## Stored data:

=== Section Start ===

static int enqueue_pass_impl(isx_pipe *p, Slot &s, int64_t n_pos, int64_t *ticket)
{
    isx_ctx *c = p->ctx;
    isx_batch *b = s.b;
    const bool dense = b->M == 1, linkage = p->prm.enable_linkage != 0;
    hipStream_t ps = c->pstream[b->ps];
    int rc = ISX_OK;
    std::unique_lock<std::mutex> launch_lk(p->launch_mu);
    HIP_TRY(hipStreamWaitEvent(ps, s.ev_h2d1, 0));
    if (dense && p->prm.rarefied_coverage > 0 && b->rare_dense)
        HIP_TRY(hipMemsetD32Async(reinterpret_cast<hipDeviceptr_t>(b->d_clon_r), 0x7FC00000, (size_t)n_pos, ps));
    if (linkage && p->rb == 4)
        launch_extract_gpos(nullptr, b->d_rec32, b->d_gbase, nullptr, b->d_gpos16, b->d_gbase, ISX_GROUP, b->n_rec, ps);
    if ((rc = launch_pass(b)) != ISX_OK) return rc;
    {
        PileupArgs pa{};
        pa.cursors = b->d_cursors; pa.host_state = b->d_host_state;
        launch_publish_state(pa, b->epoch, ps);
        b->publish_enqueued = true;
        if (c->unpublished[b->ps] == b) c->unpublished[b->ps] = nullptr;
    }
    HIP_TRY(hipEventRecord(s.ev_pass, ps));

    HIP_TRY(hipStreamWaitEvent(p->s_d2h, s.ev_pass, 0));
    HIP_TRY(hipEventRecord(s.ev_d2h0, p->s_d2h));
    const size_t snv_rows = std::min(p->snv_prefix, b->cap_snv);
    HIP_TRY(isx_copy_rows_to_host(s.h_small + s.o_snv, b->d_snv, b->d_cursors + CUR_SNV, b->base[CUR_SNV], (uint32_t)sizeof(isx_snv), snv_rows, p->s_d2h));
    s.d2h_bytes = 0;
    if (dense) {
        if (p->prm.rarefied_coverage > 0) {
            const size_t n = std::min(p->rare_prefix, std::min(p->cap_rare, (size_t)n_pos));
            HIP_TRY(isx_copy_rows_to_host(s.h_small + s.o_rare, b->d_rare, b->d_cursors + CUR_RARE, b->base[CUR_RARE], (uint32_t)sizeof(isx_rare), n, p->s_d2h));
        }
        if (!b->sparse_out) s.d2h_bytes += (int64_t)n_pos * 6;
    }
    if (dense && s.out_pinned && !b->sparse_out) {
        HIP_TRY(isx_copy_to_host(s.h_out + s.o_cov16, b->d_cov16, (size_t)n_pos * 2, p->s_d2h));
        HIP_TRY(isx_copy_to_host(s.h_out + s.o_clon, b->d_clon, (size_t)n_pos * 4, p->s_d2h));
        if (p->pp.want_counts) {
            HIP_TRY(isx_copy_to_host(s.h_out + s.o_counts, b->d_counts, (size_t)n_pos * 16, p->s_d2h));
            s.d2h_bytes += (int64_t)n_pos * 16;
            if (p->prm.rarefied_coverage > 0) {
                HIP_TRY(isx_copy_to_host(s.h_out + s.o_clonr, b->d_clon_r, (size_t)n_pos * 4, p->s_d2h));
                s.d2h_bytes += (int64_t)n_pos * 4;
            }
        }
    }
    HIP_TRY(hipEventRecord(s.ev_d2h1, p->s_d2h));
    launch_lk.unlock();
    {
        std::lock_guard<std::mutex> lk(p->mu);
        s.ticket = p->next_ticket++;
        if (p->next_promise < p->next_ticket) p->next_promise = p->next_ticket;
        s.state = 1; s.rc = ISX_OK;
        *ticket = s.ticket;
        p->work.push_back(s.ticket);
    }
    p->cv_work.notify_one();
    return ISX_OK;
}


static int check_capacity(const isx_pipe *p, const char *who, int64_t n_pos, int64_t n_items, int64_t max_items, int32_t n_splits)
{
    if (n_pos > p->pp.max_pos || n_items > max_items || n_splits > p->pp.max_splits) {
        isx_set_error(std::string(who) + ": batch larger than the pipe was created for");
        return ISX_ERR_CAPACITY;
    }
    return ISX_OK;
}

static int slot_acquire(isx_pipe *p, const char *who, Slot **out)
{
    Slot &s = p->slots[(size_t)(p->next_ticket % (int64_t)p->slots.size())];
    {
        std::lock_guard<std::mutex> lk(p->mu);
        if (s.state != 0) { isx_set_error(std::string(who) + ": every slot is in use (collect + release the oldest batch first)"); return ISX_ERR_STATE; }
    }
    HIP_TRY(hipSetDevice(p->ctx->device));
    *out = &s;
    return ISX_OK;
}

static int queue_for_stager(isx_pipe *p, isx_pipe::StageJob &&job, const char *who, int64_t *ticket)
{
    const int rc = check_capacity(p, who, job.n_pos, job.planes ? job.reads.n_seg : job.segs.n_seg, p->pp.max_segs, (int32_t)job.bounds.size() - 1);
    if (rc != ISX_OK) return rc;
    {
        std::lock_guard<std::mutex> lk(p->mu);
        const int64_t t = p->next_promise, n = (int64_t)p->slots.size();
        const Slot &s = p->slots[(size_t)(t % n)];
        if (t - n >= p->next_ticket || s.state != 0) { isx_set_error(std::string(who) + ": every slot is in use (collect + release the oldest batch first)"); return ISX_ERR_STATE; }
        job.ticket = t;
        p->next_promise = t + 1;
        *ticket = t;
        p->stage_q.push_back(std::move(job));
    }
    p->cv_stage.notify_one();
    return ISX_OK;
}

struct RingFeed { hipError_t err = hipSuccess; size_t bytes = 0; };

static int ring_feed_install(isx_pipe *p, Slot &s, RingFeed &r, int64_t &ring_groups, std::function<void(int)> &wave_begin,
                             std::function<void(int, int64_t, int64_t)> &wave_flush)
{
    if (p->ring_half <= 0) return ISX_OK;
    HIP_TRY(hipEventRecord(s.ev_h2d0, H2D(p, s)));
    const size_t half_bytes = (size_t)p->ring_half * (size_t)p->rb, grp_bytes = (size_t)p->G * (size_t)p->rb;
    uint8_t *d_rec = s.d_in + s.off_rec;
    ring_groups = p->ring_half / (int64_t)p->G;
    wave_begin = [&s, &r](int h) {
        if (s.ring_busy[h]) { const hipError_t e = isx_wait_event(s.ev_ring[h]); if (e != hipSuccess && r.err == hipSuccess) r.err = e; s.ring_busy[h] = false; }
    };
    wave_flush = [p, &s, &r, half_bytes, grp_bytes, d_rec](int h, int64_t g0, int64_t g1) {
        const size_t n = (size_t)(g1 - g0) * grp_bytes;
        if (g0 == 0) r.bytes = 0;
        hipError_t e = hipMemcpyAsync(d_rec + (size_t)g0 * grp_bytes, s.h_in + s.off_rec + (size_t)h * half_bytes, n, hipMemcpyHostToDevice, H2D(p, s));
        if (e == hipSuccess) e = hipEventRecord(s.ev_ring[h], H2D(p, s));
        if (e != hipSuccess && r.err == hipSuccess) r.err = e;
        s.ring_busy[h] = true;
        r.bytes += n;
    };
    return ISX_OK;
}

static int slot_choose_windows(isx_pipe *p, Slot &s, uint32_t chunk, bool threads)
{
    isx_batch *b = s.b;
    DirThreads mt{*p->pool, s.dir_pmax, s.dir_smin};
    const ChunkDir dir{s.cmin.data(), s.cmax.data(), s.cany.data(), b->n_rec / chunk, chunk};
    b->W = choose_windows(b, b->n_pos, dir, threads ? &mt : nullptr, s.win, &b->packed);
    b->n_win = (int)s.win.size();
    if (s.win.size() > (size_t)p->pp.max_pos / 64 + 2) { isx_set_error("internal: window directory larger than the arena"); return ISX_ERR_STATE; }
    memcpy(s.h_in + s.off_win, s.win.data(), s.win.size() * sizeof(uint2));
    return ISX_OK;
}

constexpr double COV8_BELOW_DEPTH = 16.0;
constexpr double NIB_BELOW_DEPTH = 6.0;
constexpr double LEV_COV8_BELOW_DEPTH = 64.0;
constexpr double RARE_DENSE_OBS_FACTOR = 4.0;

static int slot_shape_pass(isx_pipe *p, Slot &s)
{
    isx_batch *b = s.b;
    const bool dense = b->M == 1;
    const double n_obs = (double)b->n_obs, n_pos = (double)b->n_pos;
    b->sparse_out = dense && b->d_clon_list != nullptr;
    b->cov8_out = b->sparse_out && n_obs < COV8_BELOW_DEPTH * n_pos;
    b->nib_out = b->cov8_out && b->lean && n_obs < NIB_BELOW_DEPTH * n_pos;
    b->clon_dense = false;
    b->rare_dense = !(b->lean && b->sparse_out) || n_obs * RARE_DENSE_OBS_FACTOR >= (double)p->prm.rarefied_coverage * n_pos;
    if (b->lev_sparse) b->lev_cov_bytes = n_obs < LEV_COV8_BELOW_DEPTH * n_pos ? 1 : 2;
    const int rc = batch_set_geometry(b);
    if (rc != ISX_OK) return rc;
    if (!dense && !b->lev_sparse) {
        const size_t used = (size_t)b->n_win * b->slab;
        if (used > b->slab_region) { isx_set_error("internal: entry slabs larger than the slot's region"); return ISX_ERR_STATE; }
        b->cap_ovf = b->cap_entries - used;
    }
    return ISX_OK;
}

static void slot_bind_inputs(isx_pipe *p, Slot &s, uint8_t *resident_ref)
{
    isx_batch *b = s.b;
    const bool linkage = p->prm.enable_linkage != 0;
    uint8_t *rec = s.d_in + s.off_rec;
    b->d_bounds = reinterpret_cast<int64_t *>(s.d_in + s.off_bounds);
    b->d_win = reinterpret_cast<uint2 *>(s.d_in + s.off_win);
    b->d_ref = resident_ref ? resident_ref : s.d_in + s.off_ref;
    b->d_ref_n = s.ref_has_n ? b->d_ref + ref2_bytes(b->n_pos) : nullptr;
    b->d_gbase = reinterpret_cast<uint32_t *>(s.d_in + s.off_gbase);
    b->d_rec16 = p->rb == 2 ? reinterpret_cast<uint16_t *>(rec) : nullptr;
    b->d_rec32 = p->rb == 4 ? reinterpret_cast<uint32_t *>(rec) : nullptr;
    if (p->segs) {
        b->d_seg = p->drec ? nullptr : reinterpret_cast<uint4 *>(rec);
        b->d_drec = p->drec ? reinterpret_cast<uint4 *>(rec) : nullptr;
        b->d_pair = linkage && !p->drec ? reinterpret_cast<uint32_t *>(s.d_in + s.off_pairs) : nullptr;
        b->d_pair_runs = nullptr; b->d_run_index = nullptr; b->n_runs = 0;
    } else {
        b->d_pair = nullptr;
        b->d_pair_runs = linkage ? s.d_runs : nullptr;
        b->d_run_index = linkage ? reinterpret_cast<uint32_t *>(s.d_in + s.off_ridx) : nullptr;
        b->d_gpos16 = s.d_gpos16; b->gpos16_shift = 5;
    }
}

static void ref_cache_insert(isx_pipe *p, Slot &s, const isx_ref_planes *rp, int64_t n_pos)
{
    const size_t rb_all = ref2_bytes(n_pos) + (s.ref_has_n ? refn_bytes(n_pos) : 0);
    if (p->ref_cache_bytes + rb_all > p->ref_cache_budget.load(std::memory_order_relaxed)) return;
    isx_pipe::RefEntry e;
    bool ok = isx_dev_malloc(reinterpret_cast<void **>(&e.d), rb_all + 64) == hipSuccess && hipEventCreateWithFlags(&e.ready, hipEventDisableTiming) == hipSuccess;
    ok = ok && hipMemcpyAsync(e.d, s.d_in + s.off_ref, rb_all, hipMemcpyDeviceToDevice, H2D(p, s)) == hipSuccess && hipEventRecord(e.ready, H2D(p, s)) == hipSuccess;
    if (ok) {
        e.bytes = rb_all; e.n_pos = n_pos; e.has_n = s.ref_has_n; e.sum = ref_plane_checksum(rp->plane2, n_pos);
        p->ref_cache_bytes += rb_all;
        p->ref_cache.emplace(rp->key, e);
    } else {
        if (e.d) isx_dev_free(e.d);
        if (e.ready) (void)hipEventDestroy(e.ready);
        (void)hipGetLastError();
    }
}

struct RefStage {
    bool early = false;
    uint8_t *resident = nullptr;
    double host_ms = 0.0;
};

static int stage_reference(isx_pipe *p, Slot &s, int64_t n_pos, const uint8_t *ref, const isx_ref_planes *rp, isxenc::SegJob &J, RefStage *out)
{
    const bool ring = p->ring_half > 0;
    const double t_r = now_ms();
    const size_t b2 = ((size_t)n_pos + 3) / 4, bn = ((size_t)n_pos + 7) / 8;
    hipStream_t st = H2D(p, s);

    const auto hit = rp && rp->key ? p->ref_cache.find(rp->key) : p->ref_cache.end();
    if (hit != p->ref_cache.end()) {
        const isx_pipe::RefEntry &e = hit->second;
        if (e.n_pos != n_pos || e.has_n != (rp->nplane != nullptr && e.has_n) || e.sum != ref_plane_checksum(rp->plane2, n_pos)) {
            isx_set_error("isx_pipe_submit_planes: the reference key stands for other planes (positions / non-ACGT plane / content differ)");
            return ISX_ERR_ARG;
        }
        s.ref_has_n = e.has_n;
        J.ref2 = rp->plane2; J.refn = e.has_n ? rp->nplane : nullptr;
        out->resident = e.d;
        HIP_TRY(hipStreamWaitEvent(st, e.ready, 0));
        if (!ring) HIP_TRY(hipEventRecord(s.ev_h2d0, st));
        HIP_TRY(hipEventRecord(s.ev_h2da, st));
        out->early = true;
        out->host_ms = now_ms() - t_r;
        return ISX_OK;
    }

    const bool first_trip = rp && rp->key && p->ref_cache_budget.load(std::memory_order_relaxed) > 0;
    if (rp && !first_trip && isx_host_is_registered(rp->plane2, b2) && (!rp->nplane || isx_host_is_registered(rp->nplane, bn))) {
        const bool any_n = rp->nplane && plane_any(*p->pool, rp->nplane, bn);
        s.ref_has_n = any_n;
        J.ref2 = rp->plane2; J.refn = any_n ? rp->nplane : nullptr;
        out->host_ms = now_ms() - t_r;
        if (!ring) HIP_TRY(hipEventRecord(s.ev_h2d0, st));
        HIP_TRY(hipMemcpyAsync(s.d_in + s.off_ref, rp->plane2, b2, hipMemcpyHostToDevice, st));
        if (any_n) HIP_TRY(hipMemcpyAsync(s.d_in + s.off_ref + ref2_bytes(n_pos), rp->nplane, bn, hipMemcpyHostToDevice, st));
        if (!ring) HIP_TRY(hipEventRecord(s.ev_h2da, st));
        out->early = true;
        return ISX_OK;
    }

    uint8_t *h2 = s.h_in + s.off_ref, *hn = h2 + ref2_bytes(n_pos);
    s.ref_has_n = rp ? copy_ref_planes(*p->pool, rp, n_pos, h2, hn) : isxenc::pack_ref_planes(*p->pool, ref, n_pos, h2, hn);
    J.ref2 = h2; J.refn = s.ref_has_n ? hn : nullptr;
    out->host_ms = now_ms() - t_r;
    static const bool late_dma = getenv("ISX_PIPE_LATE_DMA") != nullptr;
    if (late_dma) return ISX_OK;
    if (!ring) HIP_TRY(hipEventRecord(s.ev_h2d0, st));
    HIP_TRY(hipMemcpyAsync(s.d_in + s.off_ref, h2, ref2_bytes(n_pos) + (s.ref_has_n ? refn_bytes(n_pos) : 0), hipMemcpyHostToDevice, st));
    if (!ring) HIP_TRY(hipEventRecord(s.ev_h2da, st));
    out->early = true;
    if (rp && rp->key) ref_cache_insert(p, s, rp, n_pos);
    return ISX_OK;
}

=== Section End ===

One number answers this exercise: the count of lines above in which the word "RefEntry" appears.

## TASK OUTPUT:
2